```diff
             for (int mt = 0; mt < MT; ++mt) {
-                f32x16 acc;
-#pragma unroll
-                for (int g = 0; g < 4; ++g) {
-                    const float4 v = hand[((cls * MT + mt) * 4 + g) * 64 + lane];
-                    acc[4 * g] = v.x; acc[4 * g + 1] = v.y; acc[4 * g + 2] = v.z; acc[4 * g + 3] = v.w;
+                unsigned mine = 0;
+#pragma unroll
+                for (int i = 0; i < 4; ++i) {
+                    const float4 a = hand[(cls * MT + mt) * HAND_MT + cg * HAND_G + chh * HAND_H + 8 * i + p8];
+                    float v[4] = {fmaf(a.x, inv, bq.x), fmaf(a.y, inv, bq.y), fmaf(a.z, inv, bq.z), fmaf(a.w, inv, bq.w)};
+                    unsigned gate = 0, bits = 0;
+                    if (MODE == EP_GATE_B) gate = (unsigned)__shfl((int)gb[mt], (lane & ~6) | (i << 1)) >> (4 * cg);
+#pragma unroll
+                    for (int j = 0; j < 4; ++j) {
+                        if (MODE == EP_RELU) {
+                            v[j] = fmaxf(v[j], 0.f);
+                            bits |= (v[j] > 0.f ? 1u : 0u) << (4 * cg + j);
+                        }
+                        if (MODE == EP_GATE_B) v[j] = ((gate >> j) & 1u) ? v[j] : 0.f;
+                    }
+                    const float4 o = make_float4(v[0], v[1], v[2], v[3]);
+                    amax_run = base != OOB ? fmaxf(amax_run, amax4(o)) : amax_run;
+                    buf_store4<st_map32<HI>()>(o, rs_out, base + orel_of(mt, i));
+                    if (MODE == EP_RELU) {
+                        bits |= (unsigned)__shfl_xor((int)bits, 2);
+                        bits |= (unsigned)__shfl_xor((int)bits, 4);
+                        mine = cg == i ? bits : mine;
+                    }
                 }
-                const unsigned poff = base + orel[mt];
-                unsigned bits = 0;
-#pragma unroll
-                for (int g = 0; g < 4; ++g) bits |= store_group<MODE>(acc, g, inv, b4[g], no_gate, gb[mt], rs_out, poff, base != OOB, amax_run);
-                if (MODE == EP_RELU) buf_store_u16(bits, rs_bits, (base == OOB || !want_bits) ? OOB : bits_off(poff, half));
+                if (MODE == EP_RELU) buf_store_u16(mine, rs_bits, (base == OOB || !want_bits) ? OOB : bits_off(base + orel_of(mt, cg), chh));
             }
         };
-        unsigned *c1_v = lds + 2 * BUF + 4 * MT * 4 * 64 * 4 + (wave - 4) * C1W_WAVE_DW;
+        unsigned *c1_v = lds + 2 * BUF + UP32P_HAND_F4 * 4 + (wave - 4) * C1W_WAVE_DW;
         unsigned *c1_x = c1_v + 2 * 32 * C1W_VP;
         f32x16 c1_acc, c1_acc2;
 #pragma unroll
@@ -573,7 +588,7 @@
                 for (int mt = 0; mt < MT; ++mt) {
 #pragma unroll
                     for (int g = 0; g < 4; ++g) {
-                        const float4 a = hand[((cls * MT + mt) * 4 + g) * 64 + lane];
+                        const float4 a = hand[(cls * MT + mt) * HAND_MT + g * HAND_G + half * HAND_H + rc];
                         const unsigned bits = base != OOB ? gb[mt] >> (4 * g) : 0u;
                         const float v0 = (bits & 1u) ? a.x : 0.f, v1 = (bits & 2u) ? a.y : 0.f, v2 = (bits & 4u) ? a.z : 0.f, v3 = (bits & 8u) ? a.w : 0.f;
                         uint2 hv, lv;
@@ -789,7 +804,7 @@
         for (int mt = 0; mt < MT; ++mt)
 #pragma unroll
             for (int g = 0; g < 4; ++g)
-                hand[((wave * MT + mt) * 4 + g) * 64 + lane] = make_float4(acc[mt][4 * g], acc[mt][4 * g + 1], acc[mt][4 * g + 2], acc[mt][4 * g + 3]);
+                hand[(wave * MT + mt) * HAND_MT + g * HAND_G + half * HAND_H + rc] = make_float4(acc[mt][4 * g], acc[mt][4 * g + 1], acc[mt][4 * g + 2], acc[mt][4 * g + 3]);
         PSTAMP(0, 7 + 6 * cst);
         __syncthreads();
         PSTAMP(0, 8 + 6 * cst);
@@ -918,13 +933,14 @@
     }
 
     float *out = slab + (int64_t)BID * WG32_SLAB;
+    const __amdgpu_buffer_rsrc_t rs_slab = make_rsrc(out, (int64_t)WG32_SLAB * 4);
     const float inv = sc_lo.inv * sc_hi.inv;
 #pragma unroll
     for (int kx = 0; kx < 4; ++kx)
 #pragma unroll
         for (int g = 0; g < 4; ++g)
-            *reinterpret_cast<float4 *>(out + ((wave * 4 + kx) * C32 + rc) * C32 + 8 * g + 4 * half) =
-                make_float4(acc[kx][4 * g] * inv, acc[kx][4 * g + 1] * inv, acc[kx][4 * g + 2] * inv, acc[kx][4 * g + 3] * inv);
+            buf_store4<ST_SLAB4>(make_float4(acc[kx][4 * g] * inv, acc[kx][4 * g + 1] * inv, acc[kx][4 * g + 2] * inv, acc[kx][4 * g + 3] * inv),
+                                rs_slab, (unsigned)((((wave * 4 + kx) * C32 + rc) * C32 + 8 * g + 4 * half) * 4));
     if (BIAS != 0) {
         __syncthreads();
         *reinterpret_cast<float4 *>(lds + threadIdx.x * 4) = bias4;
@@ -1019,7 +1035,7 @@
 static void launch_up_px(const Operand &lo, const Ep32 &ep, int n, hipStream_t s) {
     const int tiles = tiles_for<LO, PX>(n), grid = grid_for_tiles(tiles);
     if constexpr (LO == 16 && PX == 128 && MODE != EP_GATE_F) {
-        constexpr int LDSP = (2 * 2 * PatchLoader<16, 1, 128>::PLANE_DW) * 4 + 4 * 4 * 4 * 64 * 16;
+        constexpr int LDSP = (2 * 2 * PatchLoader<16, 1, 128>::PLANE_DW) * 4 + UP32P_HAND_F4 * 16;
         launch_lds<up32p_kernel<MODE>>(dim3(grid), dim3(512), LDSP, s, lo.v, ep, n, tiles);
     } else {
         constexpr int LDSX = 2 * PatchLoader<LO, 1, PX>::PLANE_DW * 4;
@@ -1268,7 +1284,7 @@
         return check_launch(LO == 16 ? "pair(down32<16> + wgrad32<16>)" : "pair(down32<8> + wgrad32<8>)");
     }
     if constexpr (LO == 16) {
-        constexpr int LDS_U = (2 * 2 * PatchLoader<16, 1, 128>::PLANE_DW) * 4 + 4 * 4 * 4 * 64 * 16;
+        constexpr int LDS_U = (2 * 2 * PatchLoader<16, 1, 128>::PLANE_DW) * 4 + UP32P_HAND_F4 * 16;
         constexpr int LDS = MaxOf<LDS_W, LDS_U>::value;
         if (c1 != nullptr) {
             constexpr int LDS_C = MaxOf<LDS_W, LDS_U + 4 * C1W_WAVE_DW * 4>::value;
diff --git a/ar-vae_amd/csrc/conv32_common.h b/ar-vae_amd/csrc/conv32_common.h
--- a/ar-vae_amd/csrc/conv32_common.h
+++ b/ar-vae_amd/csrc/conv32_common.h
@@ -57,10 +57,10 @@
     const f32x4 v = __builtin_bit_cast(f32x4, __builtin_amdgcn_raw_buffer_load_b128(r, (int)off, 0, 0));
     return make_float4(v.x, v.y, v.z, v.w);
 }
-__device__ __forceinline__ void buf_store4(float4 v, __amdgpu_buffer_rsrc_t r, unsigned off) {
+template <int POL = ST_PLAIN> __device__ __forceinline__ void buf_store4(float4 v, __amdgpu_buffer_rsrc_t r, unsigned off) {
     f32x4 q;
     q.x = v.x; q.y = v.y; q.z = v.z; q.w = v.w;
-    __builtin_amdgcn_raw_buffer_store_b128(__builtin_bit_cast(i32x4, q), r, (int)off, 0, 0);
+    buf_store_b128<POL>(__builtin_bit_cast(st_i32x4, q), r, (int)off);
 }
 
 __device__ __forceinline__ unsigned buf_load_u16(__amdgpu_buffer_rsrc_t r, unsigned off) {
diff --git a/ar-vae_amd/csrc/down32p.h b/ar-vae_amd/csrc/down32p.h
--- a/ar-vae_amd/csrc/down32p.h
+++ b/ar-vae_amd/csrc/down32p.h
@@ -29,6 +29,7 @@
                                              float *chain_max = nullptr) {
     using K = DownK<LO>;
     constexpr int HW = K::HW, PIX = K::PIX, SLOTS = K::SLOTS, HI = 2 * LO;
+    constexpr int POL = CHAIN == 1 ? ST_CHAIN_A2 : st_map32<LO>();
     extern __shared__ __attribute__((aligned(16))) unsigned ldsd[];
     unsigned *xch = ldsd + 2 * K::BUF;
     const int lane = threadIdx.x & 63, wave = __builtin_amdgcn_readfirstlane(threadIdx.x >> 6);
@@ -206,7 +207,7 @@
                 }
                 const float4 ov = make_float4(o4[0], o4[1], o4[2], o4[3]);
                 amax_run = obase_prev != OOB ? fmaxf(amax_run, amax4(ov)) : amax_run;
-                buf_store4(ov, rs_out, obase_prev + e * 32);
+                buf_store4<POL>(ov, rs_out, obase_prev + e * 32);
             }
         } else if constexpr (i == 8) {
             if (MODE == EP_RELU)
diff --git a/ar-vae_amd/csrc/storepolicy.h b/ar-vae_amd/csrc/storepolicy.h
--- /dev/null
+++ b/ar-vae_amd/csrc/storepolicy.h
@@ -0,0 +1,48 @@
+#pragma once
+#include <hip/hip_runtime.h>
+
+#include "diag.h"
+
+namespace arvae {
+
+constexpr int ST_PLAIN = 0;
+constexpr int ST_WT = 16;
+
+constexpr int ST_SLAB = ST_WT;
+constexpr int ST_SLAB4 = ST_PLAIN;
+constexpr int ST_ACT32 = ST_WT;
+constexpr int ST_ACT16 = ST_PLAIN;
+constexpr int ST_SMALL = ST_PLAIN;
+constexpr int ST_CHAIN_A2 = ST_PLAIN;
+
+template <int SIDE> constexpr int st_map32() { return SIDE >= 32 ? ST_ACT32 : SIDE == 16 ? ST_ACT16 : ST_SMALL; }
+
+#ifdef ARVAE_DIAG
+static __device__ int g_plain_stores;
+static void store_policy_sync() {
+    static const bool done = [] {
+        if (diag_env("ARVAE_PLAIN_STORES") != nullptr) {
+            const int one = 1;
+            (void)hipMemcpyToSymbol(HIP_SYMBOL(g_plain_stores), &one, sizeof(one));
+        }
+        return true;
+    }();
+    (void)done;
+}
+#else
+inline void store_policy_sync() {}
+#endif
+
+typedef int st_i32x4 __attribute__((ext_vector_type(4)));
+
+template <int POL> __device__ __forceinline__ void buf_store_b128(st_i32x4 q, __amdgpu_buffer_rsrc_t r, int off) {
+#ifdef ARVAE_DIAG
+    if (POL != ST_PLAIN && g_plain_stores != 0) {
+        __builtin_amdgcn_raw_buffer_store_b128(q, r, off, 0, ST_PLAIN);
+        return;
+    }
+#endif
+    __builtin_amdgcn_raw_buffer_store_b128(q, r, off, 0, POL);
+}
+
+}
diff --git a/ar-vae_amd/csrc/wgrad32r.h b/ar-vae_amd/csrc/wgrad32r.h
--- a/ar-vae_amd/csrc/wgrad32r.h
+++ b/ar-vae_amd/csrc/wgrad32r.h
@@ -223,12 +223,27 @@
         }
 #undef ARVAE_WGR_INTERLEAVE
         WGR_STAMP(0, 62);
-#pragma unroll
-        for (int kx = 0; kx < 4; ++kx)
-#pragma unroll
-            for (int g = 0; g < 4; ++g)
-                *reinterpret_cast<float4 *>(out + ((wave * 4 + kx) * C32 + rc) * C32 + 8 * g + 4 * half) =
-                    make_float4(acc[kx][4 * g] * inv, acc[kx][4 * g + 1] * inv, acc[kx][4 * g + 2] * inv, acc[kx][4 * g + 3] * inv);
+        const __amdgpu_buffer_rsrc_t rs_slab = make_rsrc(out, (int64_t)SLAB_C32_FLOATS * 4);
+        {
+            constexpr int TP = 36;
+            float *tile = reinterpret_cast<float *>(ring) + 1024 + wave * (C32 * TP);
+            static_assert(1024 + 4 * C32 * TP <= RS::LDS_DW, "the slab tiles fit the ring");
+#pragma unroll
+            for (int kx = 0; kx < 4; ++kx) {
+#pragma unroll
+                for (int g = 0; g < 4; ++g)
+                    *reinterpret_cast<float4 *>(tile + rc * TP + 8 * g + 4 * half) =
+                        make_float4(acc[kx][4 * g] * inv, acc[kx][4 * g + 1] * inv, acc[kx][4 * g + 2] * inv, acc[kx][4 * g + 3] * inv);
+                __builtin_amdgcn_fence(__ATOMIC_RELEASE, "wavefront");
+                __builtin_amdgcn_wave_barrier();
+#pragma unroll
+                for (int i = 0; i < 4; ++i)
+                    buf_store4<ST_SLAB>(*reinterpret_cast<const float4 *>(tile + (8 * i + (lane >> 3)) * TP + 4 * (lane & 7)), rs_slab,
+                                        (unsigned)(((wave * 4 + kx) * C32 * C32) * 4 + (64 * i + lane) * 16));
+                __builtin_amdgcn_fence(__ATOMIC_RELEASE, "wavefront");
+                __builtin_amdgcn_wave_barrier();
+            }
+        }
         WGR_STAMP(0, 63);
     }
     if (BIAS != 0) {
```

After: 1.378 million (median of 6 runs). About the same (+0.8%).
++++
Problem to solve » Where a line of the listing holds "mine", show that line.

Answer to this task »
+                unsigned mine = 0;
+                        mine = cg == i ? bits : mine;
+                if (MODE == EP_RELU) buf_store_u16(mine, rs_bits, (base == OOB || !want_bits) ? OOB : bits_off(base + orel_of(mt, cg), chh));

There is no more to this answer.